AlexNet performance refinement
Activation function
-
Activation functions help the neural network to use important datasets while irrelevant ones are suppressed. Furthermore, activation functions decide whether a neuron has to be activated or ignored. This implies that it will decide whether the neuron's input to the network is important for the targeted aim or not, in the process of prediction by performing some mathematical operations. Generally, there are three types of activation functions; binary step function, linear, and non-linear activation function.
AlexNet and other deep neural networks must have activation functions. By providing the network with non-linearity, they make it possible for it to model complex interactions between inputs and outputs. Each neuron in the network generates an activation or output by applying the activation function to its output.
AlexNet makes use of the ReLU activation function, a piecewise linear function, which has become a well-liked choice for DL networks.
Equation (1) is an expression of the ReLU function:
$ F\left(x\right)=max(0,x) $ (1) where, x is the input. By interpretation, it means that the activation function would output 0 whenever the input is less than 0 or yields the input for the next process if it is greater than 0. The ReLU function is simple and computationally effective, and it has been shown to work well in practice. This was used for fine-tuning the performance of the AlexNet model during classification.
Optimization function
-
The optimization function used by AlexNet is stochastic gradient descent (SGD), a popular DL optimization technique. Optimization attempts to minimize the loss function of a neural network by shifting the weights of the network in the direction of the loss function's negative gradient. After calculating the gradient of the loss function for a short batch of training samples, the weights of the network are changed using SGD, an iterative optimization technique. In AlexNet, momentum is incorporated into the SGD approach, which aids in accelerating convergence and reducing oscillations during the optimization stage. The momentum term increases the current update by a part of the previous update by accumulating the gradients from previous iterations. As a result, the updates are softer, and noisy gradients have less of an impact. Another adjustment used in AlexNet is learning rate decay, which reduces the learning rate over time to reduce overshooting the minimum of the loss function. This is crucial because a high learning rate might result in the optimization process diverging or oscillating and a loss function for a neural network that is extremely non-convex with lots of local minimums.
Cost and loss function
-
The cost function is the objective function that AlexNet uses to calculate the difference between the actual class labels and the predicted class probabilities. It deals with the entire dataset. The cost function, which also instructs the optimization process to minimize expenses, is used to evaluate the performance of the neural network.

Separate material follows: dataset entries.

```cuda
template <class Copies>
DEV int lz4d_walk(const u8* __restrict__ in, const int csize, const int cap, Copies& cp) {
  const int iend = csize, oend = cap;
  const int lane = lane_id();
  const StreamBase ib = make_stream_base(in);
  int ip = 0, op = 0, result = 0;
  int ring_lo = 0;
  if (cap == 0) return (csize == 1 && in[0] == 0) ? 0 : LZ4D_FAIL;
  if (csize == 0) return LZ4D_FAIL;
  cp.start(in);
  int dense_skip = 0, dense_back = 0;
  for (;;) {
    if (dense_skip > 0) dense_skip--;
    else if (ip + 112 <= iend && op + LZ4D_DENSE_OUT <= oend - LZ4_MFLIMIT) {
      u32 b0, b1, b2;
      ldp_win12(ib, ip + 3 * lane, b0, b1, b2);
      lz4d_prefetch(in, ip + 256 + 128 * lane, lane < 2 ? iend : 0);
      int kind = 0, ml = 0, off = 0, c = 0, sft = 0;
      u32 w = b0;
      for (;;) {
        const u32 tok = w & 0xffu;
        const unsigned okm = __ballot_sync(FULLMASK, lane >= c && (tok >> 4) == 0u && (tok & 15u) != 15u);
        const unsigned stop = ~okm & ~((1u << c) - 1u);
        const int e = stop ? __ffs((int)stop) - 1 : 32;
        if (lane >= c && lane < e) { kind = 1; ml = (int)(tok & 15u) + 4; off = (int)((w >> 8) & 0xffffu); }
        c = e;
        if (e >= 32 || sft == LZ4D_DENSE_LONG) break;
        const u32 tw = __shfl_sync(FULLMASK, w, e);
        if ((tw & 0xffu) != 0x0fu || (tw >> 24) == 255u) break;
        if (lane == e) { kind = 2; ml = 19 + (int)(tw >> 24); off = (int)((tw >> 8) & 0xffffu); }
        c = e + 1; sft++;
        if (c >= 32) break;
        w = sft < 4 ? __funnelshift_r(b0, b1, 8u * (u32)sft) : (sft == 4 ? b1 : (sft < 8 ? __funnelshift_r(b1, b2, 8u * (u32)(sft - 4)) : b2));
      }
      int cnt = c;
      int incl = ml;
#pragma unroll
      for (int d = 1; d < 32; d <<= 1) {
        const int t = __shfl_up_sync(FULLMASK, incl, d);
        if (lane >= d) incl += t;
      }
      const int dst = op + incl - ml, match = dst - off;
      const unsigned bad = __ballot_sync(FULLMASK, lane < cnt && (off < incl + 8 || match < 0));
      if (bad) cnt = __ffs((int)bad) - 1;
      if (bad) LZ4D_HIT(cnt == 0 ? LZ4D_H_DENSE_BAD0 : LZ4D_H_DENSE_BAD);
      const unsigned longm = __ballot_sync(FULLMASK, lane < cnt && kind == 2);
      if (cnt >= LZ4D_DENSE_MIN || longm) {
        const int total = __shfl_sync(FULLMASK, incl, cnt - 1);
        const bool from_ring = off <= LZ4D_RING - LZ4D_DENSE_OUT - 64 && match >= ring_lo;
        LZ4D_HIT(LZ4D_H_DENSE_SHIFT + sft);
        if (sft == LZ4D_DENSE_LONG && c < 32) LZ4D_HIT(LZ4D_H_DENSE_LONGCAP);
        LZ4D_HITL(from_ring ? LZ4D_H_DENSE_RING : LZ4D_H_DENSE_GLOBAL, lane < cnt);
        cp.dense(dst, off, ml, kind, from_ring, cnt, longm);
        ip += 3 * cnt + __popc(longm); op += total;
        LZ4D_DBGN(g_dbg_lz4d_dense_seqs, cnt);
        dense_back = 0;
        continue;
      }
      {
        const u32 tw = __shfl_sync(FULLMASK, b0, 0);
        const int tlen = 19 + (int)(tw >> 24), toff = (int)((tw >> 8) & 0xffffu), tmatch = op - toff;
        if ((tw & 0xffu) == 0x0fu && (tw >> 24) != 255u && toff != 0 && tmatch >= 0 && op + tlen <= oend - LZ4_MFLIMIT) {
          const bool tring = toff <= LZ4D_RING - 512 && tmatch >= ring_lo;
          LZ4D_HIT(tring ? LZ4D_H_LONE_RING : LZ4D_H_LONE_GLOBAL);
          if (toff < tlen) LZ4D_HIT(LZ4D_H_LONE_PERIOD);
          cp.lone(op, tlen, toff, tring);
          ip += 4; op += tlen;
          LZ4D_DBG(g_dbg_lz4d_dense_seqs);
          dense_back = 0;
          continue;
        }
      }
      if (cnt > 0) LZ4D_HIT(LZ4D_H_DENSE_FEW);
      dense_back = dense_back < 8 ? dense_back + 1 : 8;
      dense_skip = dense_back;
    }
    if (ip + 49 <= iend && op + LZ4D_BATCH_OUT <= oend - LZ4_MFLIMIT) {
      u32 b0, b1, b2;
      ldp_win12(ib, ip + lane, b0, b1, b2);
      const u32 token = b0 & 0xffu;
      const int lit = (int)(token >> 4), mln = (int)(token & 15u);
      const int ob = 1 + lit;
      const u32 ow = ob < 4 ? __funnelshift_r(b0, b1, 8u * ob) : (ob < 8 ? __funnelshift_r(b1, b2, 8u * (ob - 4)) : b2 >> (8u * ((ob - 8) & 3)));
      const int off = (int)(ow & 0xffffu);
      const int L = 3 + lit, O = lit + mln + 4;
      const bool good = lit <= 9 && mln != 15 && off >= LZ4D_BATCH_OUT;
      int nseq = 0, consumed = 0, total = 0, my_rank = -1, my_opre = 0;
      const unsigned g3 = __ballot_sync(FULLMASK, good && lit == 0);
      if ((g3 & 0x49249249u) == 0x49249249u) {
        const bool real = (lane % 3) == 0;
        const int v = real ? O : 0;
        int incl = v;
#pragma unroll
        for (int d = 1; d < 32; d <<= 1) {
          const int t = __shfl_up_sync(FULLMASK, incl, d);
          if (lane >= d) incl += t;
        }
        if (real) { my_rank = lane / 3; my_opre = incl - v; }
        nseq = 11; consumed = 33;
        total = __shfl_sync(FULLMASK, incl, 31);
      } else {
        const u32 packed = (good ? 1u : 0u) | ((u32)L << 1) | ((u32)O << 5);
        int cur = 0;
        while (cur < 32) {
          const u32 pk = __shfl_sync(FULLMASK, packed, cur);
          if (!(pk & 1u)) break;
          if (lane == cur) { my_rank = nseq; my_opre = total; }
          total += (int)((pk >> 5) & 31u);
          cur += (int)((pk >> 1) & 15u);
          nseq++;
        }
        consumed = cur;
      }
      if (nseq > 0) {
        const int match = op + my_opre + lit - off;
        if (__ballot_sync(FULLMASK, my_rank >= 0 && match < 0)) { result = LZ4D_FAIL; break; }
        LZ4D_HIT((g3 & 0x49249249u) == 0x49249249u ? LZ4D_H_BATCH_FAST : LZ4D_H_BATCH_WALK);
        LZ4D_HITL(off <= LZ4D_RING - LZ4D_BATCH_OUT - 64 && match >= ring_lo ? LZ4D_H_BATCH_RING : LZ4D_H_BATCH_GLOBAL, my_rank >= 0);
        lz4d_batch_table(cp.batch_table(), my_rank, my_opre, lit, off);
        cp.batch(ip, op, total, ring_lo);
        ip += consumed; op += total;
        LZ4D_DBGN(g_dbg_lz4d_batch_seqs, nseq);
        continue;
      }
    }
    if (ip + 20 <= iend) {
      u32 b0, b1, b2;
      ldp_win12(ib, ip, b0, b1, b2);
      const u32 token = b0 & 0xffu;
      const int lit = (int)(token >> 4), mln = (int)(token & 15u);
      if (lit <= 9 && mln != 15) {
        const int ml = mln + 4, total = lit + ml;
        const int ob = 1 + lit;
        const u32 ow = ob < 4 ? __funnelshift_r(b0, b1, 8u * ob) : (ob < 8 ? __funnelshift_r(b1, b2, 8u * (ob - 4)) : b2 >> (8u * (ob - 8)));
        const int off = (int)(ow & 0xffffu);
        const int match = op + lit - off;
        if (off >= total && op + total <= oend - LZ4_MFLIMIT) {
          if (match < 0) { result = LZ4D_FAIL; break; }
          const bool use_ring = off <= LZ4D_RING - 64 && match >= ring_lo;
          LZ4D_HIT(use_ring ? LZ4D_H_SINGLE_RING : LZ4D_H_SINGLE_GLOBAL);
          cp.single(ip, op, lit, total, off, use_ring);
          ip += 3 + lit; op += total;
          LZ4D_DBG(g_dbg_lz4d_fast_seqs);
          continue;
        }
      }
    }
    LZ4D_DBG(g_dbg_lz4d_general_seqs);
    const u32 token = in[ip++];
    int len = (int)(token >> 4);
    if (len == 15) {
      u32 sb;
      if (ip >= iend - 15) { result = LZ4D_FAIL; break; }
      do {
        sb = in[ip++];
        len += (int)sb;
        if (ip > iend - 15) { result = LZ4D_FAIL; break; }
        if (len > oend) { result = LZ4D_FAIL; break; }
      } while (sb == 255);
      if (result < 0) break;
    }
    int cpy = op + len;
    const bool last = cpy > oend - LZ4_MFLIMIT || ip + len > iend - (2 + 1 + LZ4_LASTLITERALS);
    if (last && (ip + len != iend || cpy > oend)) { result = LZ4D_FAIL; break; }
    cp.literals(ip, op, len);
    if (len > LZ4D_RING - 64) { ring_lo = cpy - (LZ4D_RING - 64) > ring_lo ? cpy - (LZ4D_RING - 64) : ring_lo; LZ4D_HIT(LZ4D_H_GEN_LITBUMP); }
    if (last) { LZ4D_HIT(LZ4D_H_GEN_LAST); result = cpy; break; }
    ip += len; op = cpy;
    const int off = (int)in[ip] | ((int)in[ip + 1] << 8);
    ip += 2;
    const int match = op - off;
    int mlen = (int)(token & 15u);
    if (mlen == 15) {
      u32 sb;
      do {
        sb = in[ip++];
        mlen += (int)sb;
        if (ip > iend - LZ4_LASTLITERALS + 1) { result = LZ4D_FAIL; break; }
        if (mlen > oend) { result = LZ4D_FAIL; break; }
      } while (sb == 255);
      if (result < 0) break;
    }
    mlen += 4;
    if (match < 0) { result = LZ4D_FAIL; break; }
    cpy = op + mlen;
    if (cpy > oend - LZ4_LASTLITERALS) { result = LZ4D_FAIL; break; }
    int how = LZ4D_ZERO;
    if (off == 0) {
      ring_lo = cpy;
      LZ4D_HIT(LZ4D_H_GEN_OFF0);
    } else if (mlen <= 2048) {
      how = off <= LZ4D_RING - 2048 - 64 && match >= ring_lo ? LZ4D_FROM_RING : LZ4D_FROM_GLOBAL;
      LZ4D_HIT(how == LZ4D_FROM_RING ? LZ4D_H_GEN_RING : LZ4D_H_GEN_GLOBAL);
    } else {
      how = LZ4D_LONG;
      ring_lo = cpy;
      LZ4D_HIT(LZ4D_H_GEN_LONG);
    }
    cp.match(op, mlen, off, how);
    op = cpy;
  }
  cp.finish();
  __syncwarp();
  return result;
}

DEV int lz4_decode_warp(const u8* __restrict__ in, const int csize, u8* out, const int cap, u8* ring_ptr) {
  Lz4dWarpCopies cp(out, ring_ptr);
  return lz4d_walk(in, csize, cap, cp);
}
```

Measured before the change: 111.0.

## Precompute backward-match extent in team preparers and probe via prepared tiles

The preparer warps now also compute how many bytes a hit extends backwards (up to 7), packing it into the tile descriptor, and the hash is moved to a higher bit shift. When the team session reaches a miss, the encoder now runs the next few accelerated probes from the prepared ring instead of dropping to the scalar warp search. It can fold short literal runs straight into a chained sequence. This cuts per-match hash gathers and backward scans on the critical encoder warp. The cost is extra preparer work and more branching, with a fallback to the old catch-up when the backward cap is reached.

```diff
diff --git a/c-blosc_b200/csrc/dev_lz4.cuh b/c-blosc_b200/csrc/dev_lz4.cuh
--- a/c-blosc_b200/csrc/dev_lz4.cuh
+++ b/c-blosc_b200/csrc/dev_lz4.cuh
@@ -155,8 +155,31 @@
   return warp_count_match(s, p, q, limit);
 }
 
+DEV int lz4_catch_up(const u8* __restrict__ s, int ip, int match, int anchor, int back) {
+  const int lane = lane_id();
+  for (;;) {
+    const int a = ip - 1 - back - lane, b = match - 1 - back - lane;
+    const bool ok = a >= anchor && b >= 0 && s[a] == s[b];
+    const unsigned m = __ballot_sync(FULLMASK, ok);
+    const int step = m == FULLMASK ? 32 : __ffs((int)~m) - 1;
+    back += step;
+    if (step < 32) return back;
+  }
+}
+
 #ifdef SIMT_EMU
 static long long g_dbg_lz4t_sessions = 0, g_dbg_lz4t_seqs = 0, g_dbg_lz4t_stale = 0, g_dbg_lz4t_x[6];
+enum {
+  LZ4T_S_HIT0,
+  LZ4T_S_STALE = 4,
+  LZ4T_S_MISS4,
+  LZ4T_S_LIT,
+  LZ4T_S_CAPPED,
+  LZ4T_S_LONG,
+  LZ4T_S_HUGE,
+  LZ4T_S_N
+};
+static long long g_dbg_lz4t_s[LZ4T_S_N];
 #define LZ4T_DBG(x) do { if (lane_id() == 0) (x)++; } while (0)
 #else
 #define LZ4T_DBG(x) do {} while (0)
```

On the other hand, the loss function estimates the error for a single data point and not for the entire dataset. AlexNet uses the cross-entropy loss function. Cross-entropy is a measure of the difference between two probability distributions for a given random variable or set of events. The cross-entropy loss computes the discrepancy between the predicted class probabilities and the actual class labels by averaging the logarithmic losses over all training samples. Mathematically, cross-entropy loss is described in Eqn (2):
$ L=\dfrac{-sum\left({y}_{i}\;\times\; log\left({p}_{i}\right)+\left(1 -{y}_{i}\right)\;\times \;log\left(1 -{p}_{i}\right)\right)}{N} $ (2) where, N is the number of training samples, yi is the true class label of sample i, pi is the predicted class probability of sample i, and log() is the natural logarithm function.
Performance metrics
-
As important as it is to train a learning model, it is equally important to evaluate how well the model performs on unseen data[46]. Selection of suitable and effective metric(s) depends on the kind of task to be carried out. Usually, AlexNet accuracy or performance metrics determines the proportion of accurately identified samples to the dataset's overall sample count. Few terms used in model evaluation include:
Accuracy which is calculated as follows:
$ Accuracy =\dfrac{No.\;of\;correctly\;identified\;samples\,\left(n\right)}{Total\;samples\,\left(N\right)}$ (3) The accuracy measure is a frequently used evaluation for classification problems in ML and DL, hence, it was adopted for this study. Here, correctly identified samples were hereafter regarded as actual output while the incorrect outputs (outputs mis-identified or mis-classified to be carrying a target crop type) were hereafter regarded as predicted output.
Other evaluation metrics include precision, recall, the F1 score, and the ROC area. Intersection over union (IOU) is based on Jaccard index evaluating the overlap between two bounding boxes. However, both the ground truth bounding box and predicted bounding box is required. It determines whether a detection is positive or negative. If Bp and Bgt are areas of predicted box and ground truth bounding box, respectively, then IOU can be given as:
$ IOU=\dfrac{{B}_{p}\cap {B}_{gt}}{{B}_{p}\cup {B}_{gt}}$ (4) True Positive (TP) is arrived at when IOU detection is greater than or equal to predefined threshold.
$ T P=IOU\;detection\geq threshold $ (5) False positive and True positive are like conditional probability functions and their sum equals to 1. Hence, Eqn (4) is an expression of false positive.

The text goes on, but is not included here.